Below are several records. Retype exactly those lines running from the one with "const int stride = (CONV == 2) ? 2 : 1;" through the one with "void tn_reduce_kernel(const float*", end lines included, and no others.
(PROVIDED RECORDS Opens)
__device__ __forceinline__ int tn_swz(int r) { return ((r & 3) << 2) | ((r >> 2) & 3); }

__device__ __forceinline__ void tn_split3(const float (&x)[8], bf16x8& h, bf16x8& m, bf16x8& l) {
#pragma unroll
    for (int e = 0; e < 8; ++e) {
        const bf16_t hh = (bf16_t)x[e];
        const float r = x[e] - (float)hh;
        const bf16_t mm = (bf16_t)r;
        h[e] = hh; m[e] = mm; l[e] = (bf16_t)(r - (float)mm);
    }
}

template <typename T, int CONV, bool X3 = false>
__global__ __launch_bounds__(256, 2) void gemm_tn_kernel(const umr_gemm_tn_desc p, int tiles_k, int rows_per_split,
                                                         float* slab, float* bslab) {
    extern __shared__ __attribute__((aligned(16))) char smem[];
    constexpr int ROWS = TnTr<T>::ROWS, ROWB = TnTr<T>::ROWB, RPI = TnTr<T>::RPI;
    constexpr int EPC = 16 / sizeof(T);
    constexpr int TILE = ROWS * ROWB;
    constexpr int STAGE = 2 * TILE;
    constexpr int CPR = ROWB / 16;
    const int tid = threadIdx.x, lane = tid & 63;
    const int w = __builtin_amdgcn_readfirstlane(tid >> 6);
    const int tile = blockIdx.x, split = blockIdx.y;
    const int tn = tile / tiles_k, tk = tile - tn * tiles_k;
    const int n0 = tn * TN_BN, k0 = tk * TN_BK;
    const int m_begin = split * rows_per_split;
    const int m_end = min(p.M, m_begin + rows_per_split);
    const bool do_bias = (p.dbias != nullptr) && (tk == 0);

    constexpr unsigned OOB = 0x80000000u;
    constexpr int SZ = (int)sizeof(T);
    const int lrow = lane / CPR, lchk = lane % CPR;
    const int stride = (CONV == 2) ? 2 : 1;
    int rr[4], gch[4], k_tap[4], k_ci[4], tky[4], tkx[4];
    unsigned y_vo[4], x_vo[4];
    bool k_ok[4];
#pragma unroll
    for (int i = 0; i < 4; ++i) {
        const int r = (w * 4 + i) * RPI + lrow;
        rr[i] = r;
        gch[i] = (sizeof(T) == 2) ? (lchk ^ tn_swz(r)) : lchk;
        const bool n_ok = (n0 + gch[i] * EPC) < p.N;
        y_vo[i] = n_ok ? (unsigned)(((int64_t)r * p.lddy) * SZ + gch[i] * 16) : OOB;
        const int kc = k0 + gch[i] * EPC;
        k_ok[i] = kc < p.K;
        k_tap[i] = 0;
// ... 250 lines not shown
                }
            }
        }
    }

    float* out = slab + (int64_t)split * p.N * p.K;
#pragma unroll
    for (int nt = 0; nt < 4; ++nt) {
        const int n = n0 + wn * 64 + nt * 16 + li;
        if (n >= p.N) continue;
#pragma unroll
        for (int kt = 0; kt < 4; ++kt) {
            const int k = k0 + wk * 64 + kt * 16 + g * 4;
            if (k >= p.K) continue;
            float* o = out + (int64_t)n * p.K + k;
            if (k + 3 < p.K && (p.K & 3) == 0) *(f32x4*)o = acc[nt][kt];
            else { for (int e = 0; e < 4; ++e) if (k + e < p.K) o[e] = acc[nt][kt][e]; }
        }
        if (do_bias && wk == 0 && g == 0) bslab[(int64_t)split * p.N + n] = accb[nt][0];
    }
}

template <int VEC>
__global__ void tn_reduce_kernel(const float* __restrict__ slab, float* __restrict__ dW, int64_t lddw, int N, int K,
                                 int splits, int accumulate, const float* __restrict__ bslab, float* __restrict__ dbias, int bias_parts) {
    const int64_t total = (int64_t)N * K;
    const int64_t nvec = total / VEC;
    for (int64_t iv = (int64_t)blockIdx.x * blockDim.x + threadIdx.x; iv < nvec; iv += (int64_t)gridDim.x * blockDim.x) {
        const int64_t i = iv * VEC;
        const int n = (int)(i / K), k = (int)(i - (int64_t)n * K);
        float* o = dW + (int64_t)n * lddw + k;
        if (VEC == 4) {
            f32x4 s0 = {0.f, 0.f, 0.f, 0.f}, s1 = s0, s2 = s0, s3 = s0;
            const float* q = slab + i;
            int sp = 0;
            for (; sp + 4 <= splits; sp += 4) {
                s0 += *(const f32x4*)(q + (int64_t)(sp + 0) * total);
                s1 += *(const f32x4*)(q + (int64_t)(sp + 1) * total);
                s2 += *(const f32x4*)(q + (int64_t)(sp + 2) * total);
                s3 += *(const f32x4*)(q + (int64_t)(sp + 3) * total);
            }
            for (; sp < splits; ++sp) s0 += *(const f32x4*)(q + (int64_t)sp * total);
            f32x4 r = (s0 + s1) + (s2 + s3);
            if (accumulate) r += *(const f32x4*)o;
            *(f32x4*)o = r;
        } else {
            float sacc = 0.f;
            for (int sp = 0; sp < splits; ++sp) sacc += slab[(int64_t)sp * total + i];
            *o = accumulate ? (*o + sacc) : sacc;
        }
    }
    if (dbias != nullptr) {
        for (int n = blockIdx.x * blockDim.x + threadIdx.x; n < N; n += gridDim.x * blockDim.x) {
            float b0 = 0.f, b1 = 0.f, b2 = 0.f, b3 = 0.f;
            int sp = 0;
            for (; sp + 4 <= bias_parts; sp += 4) {
                b0 += bslab[(int64_t)(sp + 0) * N + n];
                b1 += bslab[(int64_t)(sp + 1) * N + n];
                b2 += bslab[(int64_t)(sp + 2) * N + n];
                b3 += bslab[(int64_t)(sp + 3) * N + n];
            }
            for (; sp < bias_parts; ++sp) b0 += bslab[(int64_t)sp * N + n];
            const float sacc = (b0 + b1) + (b2 + b3);
            dbias[n] = accumulate ? (dbias[n] + sacc) : sacc;
        }
    }
}

struct TnPlan { int tiles_n, tiles_k, splits, rows_per_split; int64_t ws; bool big; };

}
bool umr_tn256_eligible(const umr_gemm_tn_desc* d, bool force);
void umr_tn256_plan(const umr_gemm_tn_desc* d, int* splits, int* rows_per_split);
int umr_launch_gemm_tn256(const umr_gemm_tn_desc* d, int splits, int rows_per_split, float* slab, float* bslab, hipStream_t s);
namespace {

static int tn_tile_override() {
    return umr_opt_or(UMR_OPT_GEMM_TILE, 0);
}

TnPlan tn_plan(const umr_gemm_tn_desc* d) {
    TnPlan pl;
    pl.big = tn_tile_override() != 128 && umr_tn256_eligible(d, tn_tile_override() == 256);
    if (pl.big) {
        pl.tiles_n = (d->N + 255) / 256;
        pl.tiles_k = (d->K + 255) / 256;
        umr_tn256_plan(d, &pl.splits, &pl.rows_per_split);
        pl.ws = ((int64_t)pl.splits * d->N * d->K + (int64_t)pl.splits * pl.tiles_k * d->N) * 4;
        return pl;
// ... 6 lines not shown
    int64_t max_by_rows = ((int64_t)d->M + rows * 8 - 1) / (rows * 8);
    if (d->M <= 4096) {
        want = (256 + tiles / 2) / tiles;
        max_by_rows = ((int64_t)d->M + rows * 4 - 1) / (rows * 4);
    }
    if (want > max_by_rows) want = max_by_rows;
    if (want < 1) want = 1;
    if (want > 4096) want = 4096;
    int64_t rps = ((int64_t)d->M + want - 1) / want;
    rps = (rps + rows - 1) / rows * rows;
    pl.rows_per_split = (int)rps;
    pl.splits = (int)(((int64_t)d->M + rps - 1) / rps);
    pl.ws = ((int64_t)pl.splits * d->N * d->K + (int64_t)pl.splits * d->N) * 4;
    return pl;
}

}
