#ifndef WF_REFILL_AT
#define WF_REFILL_AT 40
#endif
#ifndef WF_GUIDED_CHUNK
#define WF_GUIDED_CHUNK 6
#endif
#ifndef WF_GUIDED_DIV
#define WF_GUIDED_DIV 4
#endif
template <bool ANY, int GEN, bool INST = false, bool DRAIN = false, typename Fetch, typename Finish>
__device__ inline void BatchTraceRefill(const SceneView &sv, const FastBVH &bvh, int n, LdsStackT &st, Fetch fetch, Finish finish, int *cursor = nullptr, int chunk = 4,
                                        int workBlocks = 0) {
    if (workBlocks <= 0) workBlocks = (int)gridDim.x;
    if (n < 2 * workBlocks * TBLOCK) cursor = nullptr;
    if (cursor && st.dbg && threadIdx.x == 0 && blockIdx.x == 0) atomicOr(st.dbg + 3, 1);
    const int lane = threadIdx.x & 63;
    const int waveId = (blockIdx.x * TBLOCK + threadIdx.x) >> 6, nWaves = (workBlocks * TBLOCK) >> 6;
    const int runRays = cursor ? 64 * chunk : 64;
    int next = 0, end = 0, staticJ = 0;
    int lastB = 0;
    bool exhausted = false;
    int idx = -1;
#if WF_WALK_ZERO
    RayWalk w{};
#else
    RayWalk w;
#endif
    w.node = NODE_NONE;
    w.prim = -1;
    w.route = 0;
    w.tMax = 0;
    w.b0 = w.b1 = w.b2 = 0;
    w.inst = w.curInst = -1;
    WalkStats ws_;
    auto retire = [&]() {
        finish(idx, true, w);
        idx = -1;
    };
    while (true) {
        const unsigned long long act = __ballot(w.node != NODE_NONE);
        const int nAct = __popcll(act);
        if (nAct <= WF_REFILL_AT && !exhausted) {
            const bool idle = w.node == NODE_NONE;
            if (idle && idx >= 0) retire();
            const int need = 64 - nAct;
            const int rank = __popcll(~act & ((1ull << lane) - 1ull));
            int served = 0;
            while (served < need) {
                if (next >= end) {
                    int b;
                    int rr = runRays;
                    if (cursor) {
#if WF_GUIDED_CHUNK
                        if constexpr (ANY && GenBase(GEN) <= 1) { int c = (n - lastB) / (nWaves * 64 * WF_GUIDED_DIV); c = c < 1 ? 1 : (c > WF_GUIDED_CHUNK ? WF_GUIDED_CHUNK : c); rr = 64 * c; }
#endif
                        b = 0;
                        if (lane == 0) b = atomicAdd(cursor, rr);
                        b = __builtin_amdgcn_readfirstlane(b);
                        lastB = b < n ? b : n;
                    } else {
                        b = (staticJ * nWaves + waveId) * 64;
                        ++staticJ;
                    }
                    next = b;
                    end = b + rr < n ? b + rr : n;
                    if (next >= n) { exhausted = true; break; }
                }
                const int take = need - served < end - next ? need - served : end - next;
                if (idle && rank >= served && rank < served + take) idx = next + (rank - served);
                next += take;
                served += take;
            }
            ws_.add(3, idle && idx >= 0);
            if (idle && idx >= 0) {
                V3 o, d;
                float tMax;
                fetch(idx, &o, &d, &tMax);
                WalkInit(bvh, w, o, d, tMax);
                if constexpr (INST || GEN > 0) StoreWorldRay(o, d);
                st.reset();
            }
            if (exhausted && !__any(w.node != NODE_NONE)) break;
        } else if (nAct == 0) break;
        while (WalkDescend<INST, ANY>(w)) {
            ws_.add(0, w.node >= 0);
            if (w.node >= 0) {
                U4 nd[QNODE_U4];
                FetchNode(bvh, w.node, nd);
                InteriorStep<!ANY>(bvh, w, st, nd);
            }
        }
        if constexpr (WF_WALK_STATS != 0) ws_.add(1, w.node < 0 && w.node != NODE_NONE && !(INST && AtTransition(w.node)));
        const int ranT = LeafPhase<ANY, GEN, INST>(sv, bvh, w, st, fetch, idx);
        if constexpr (WF_WALK_STATS != 0) { if (ranT) { ws_.c[4] += 1; ws_.c[5] += (unsigned long long)ranT; } }
    }
    ws_.flush(st.dbg, ANY ? 1 : 0);
    if (idx >= 0) retire();
}
template <bool ANY, int GEN, bool INST, bool DRAIN = false, typename Fetch, typename Finish>
__device__ inline void TraceQueue(const SceneView &sv, const FastBVH &bvh, int n, LdsStackT &st, Fetch fetch, Finish finish, int *cursor = nullptr, int chunk = 4,
                                  int workBlocks = 0) {
    if constexpr (ANY || DRAIN || !RetraceInline(GenBase(GEN))) BatchTraceRefill<ANY, GEN, INST, DRAIN>(sv, bvh, n, st, fetch, finish, cursor, chunk, workBlocks);
    else BatchTrace<ANY, GEN, INST>(sv, bvh, n, st, fetch, finish, cursor, chunk);
}
#ifndef WF_SERVICE_BLOCKS
#define WF_SERVICE_BLOCKS 16
#endif
__device__ inline int ServiceBlocks() { return (int)gridDim.x >= 8 * WF_SERVICE_BLOCKS ? WF_SERVICE_BLOCKS : 0; }
template <int GEN, bool INST, bool ANIM = false>
__device__ inline void DrainRetrace(const SceneView &sv, const WorkState &ws, const FastBVH &bvh, int cur, LdsStackT &st, bool service) {
    int *cnt = ws.counters + CNT_RETRACE * CNT_STRIDE, *head = ws.counters + CNT_RETRACE_HEAD * CNT_STRIDE, *done = ws.counters + CNT_WAVES_DONE * CNT_STRIDE;
    const int lane = threadIdx.x & 63;
    const int totalWaves = (int)gridDim.x * (TBLOCK / 64), workerWaves = ((int)gridDim.x - ServiceBlocks()) * (TBLOCK / 64);
    const RayQueueV &q = ws.rq[cur];
    auto takeSome = [&]() -> bool {
        int base = 0, take = 0;
        if (lane == 0) {
            while (true) {
                const int h = __hip_atomic_load(head, __ATOMIC_RELAXED, __HIP_MEMORY_SCOPE_AGENT), c = __hip_atomic_load(cnt, __ATOMIC_RELAXED, __HIP_MEMORY_SCOPE_AGENT);
                if (h >= c) break;
                const int t = c - h < 64 ? c - h : 64;
                if (atomicCAS(head, h, h + t) == h) { base = h; take = t; break; }
            }
        }
        base = __builtin_amdgcn_readfirstlane(base);
        take = __builtin_amdgcn_readfirstlane(take);
        if (take == 0) return false;
        if (lane < take) {
            unsigned long long e;
            while ((uint32_t)((e = __hip_atomic_load(&ws.retraceQ64[base + lane], __ATOMIC_ACQUIRE, __HIP_MEMORY_SCOPE_AGENT)) >> 32) != (uint32_t)ws.drainEpoch) {}
            const int i = (int)(uint32_t)(e & 0xffffffffull);
            const float tB = BitsToFloat((uint32_t)__hip_atomic_load(&ws.retraceQ[base + lane], __ATOMIC_RELAXED, __HIP_MEMORY_SCOPE_AGENT));
            const F4 o = q.o[i], d = q.d[i];
            RefHit rh;
            int tries = 0;
            do { rh = RetraceRefOrder<GEN, ANIM>(bvh.sv, o.x, o.y, o.z, d.x, d.y, d.z, tB, st.spill, st.spillStride, st.rows, st.dbg, o.w); } while (rh.prim < 0 && ++tries < 4);
            if (st.dbg && tries) { atomicAdd(st.dbg + 5, tries); if (rh.prim < 0) atomicOr(st.dbg + 6, 1); }
            if (st.dbg) {
                const bool badIndex = i < 0 || i >= ws.counters[(CNT_RAY0 + cur) * CNT_STRIDE];
                const bool badHit = rh.prim >= 0 && !(rh.t <= tB);
                const bool badTag = (uint32_t)(__hip_atomic_load(&ws.retraceQ64[base + lane], __ATOMIC_RELAXED, __HIP_MEMORY_SCOPE_AGENT) >> 32) != (uint32_t)ws.drainEpoch;
                if (badIndex || badHit || badTag) atomicOr(st.dbg + 6, 2);
            }
            ws.routeCode[i] = rh.route;
            ws.hit[i] = F4{BitsToFloat((uint32_t)rh.prim), rh.b0, rh.b1, rh.b2};
            if (INST) ws.hitInst[i] = rh.prim >= 0 ? rh.inst : -1;
            if (sv.haveMedia) ws.hitT[i] = rh.prim >= 0 ? rh.t : WF_INFINITY;
        }
        return true;
    };
    auto signOff = [&]() -> int {
        int prev = 0;
        if (lane == 0) { __threadfence(); prev = atomicAdd(done, 1); }
        return __builtin_amdgcn_readfirstlane(prev);
    };
    bool last;
    if (!service) {
        while (takeSome()) {}
        last = signOff() == totalWaves - 1;
        if (last) while (takeSome()) {}
    } else {
        while (true) {
            if (takeSome()) continue;
            int dn = 0;
            if (lane == 0) dn = __hip_atomic_load(done, __ATOMIC_RELAXED, __HIP_MEMORY_SCOPE_AGENT);
            dn = __builtin_amdgcn_readfirstlane(dn);
            if (dn >= workerWaves) {
                if (takeSome()) continue;
                break;
            }
            __builtin_amdgcn_s_sleep(64);
        }
        last = signOff() == totalWaves - 1;
    }
    if (last && lane == 0) {
        __hip_atomic_store(head, 0, __ATOMIC_RELAXED, __HIP_MEMORY_SCOPE_AGENT);
        __hip_atomic_store(cnt, 0, __ATOMIC_RELAXED, __HIP_MEMORY_SCOPE_AGENT);
        __hip_atomic_store(done, 0, __ATOMIC_RELAXED, __HIP_MEMORY_SCOPE_AGENT);
    }
}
(PROVIDED RECORDS Closes)
- EXERCISE RESULT -
    const int stride = (CONV == 2) ? 2 : 1;
    int rr[4], gch[4], k_tap[4], k_ci[4], tky[4], tkx[4];
    unsigned y_vo[4], x_vo[4];
    bool k_ok[4];
#pragma unroll
    for (int i = 0; i < 4; ++i) {
        const int r = (w * 4 + i) * RPI + lrow;
        rr[i] = r;
        gch[i] = (sizeof(T) == 2) ? (lchk ^ tn_swz(r)) : lchk;
        const bool n_ok = (n0 + gch[i] * EPC) < p.N;
        y_vo[i] = n_ok ? (unsigned)(((int64_t)r * p.lddy) * SZ + gch[i] * 16) : OOB;
        const int kc = k0 + gch[i] * EPC;
        k_ok[i] = kc < p.K;
        k_tap[i] = 0;
// ... 250 lines not shown
                }
            }
        }
    }

    float* out = slab + (int64_t)split * p.N * p.K;
#pragma unroll
    for (int nt = 0; nt < 4; ++nt) {
        const int n = n0 + wn * 64 + nt * 16 + li;
        if (n >= p.N) continue;
#pragma unroll
        for (int kt = 0; kt < 4; ++kt) {
            const int k = k0 + wk * 64 + kt * 16 + g * 4;
            if (k >= p.K) continue;
            float* o = out + (int64_t)n * p.K + k;
            if (k + 3 < p.K && (p.K & 3) == 0) *(f32x4*)o = acc[nt][kt];
            else { for (int e = 0; e < 4; ++e) if (k + e < p.K) o[e] = acc[nt][kt][e]; }
        }
        if (do_bias && wk == 0 && g == 0) bslab[(int64_t)split * p.N + n] = accb[nt][0];
    }
}

template <int VEC>
__global__ void tn_reduce_kernel(const float* __restrict__ slab, float* __restrict__ dW, int64_t lddw, int N, int K,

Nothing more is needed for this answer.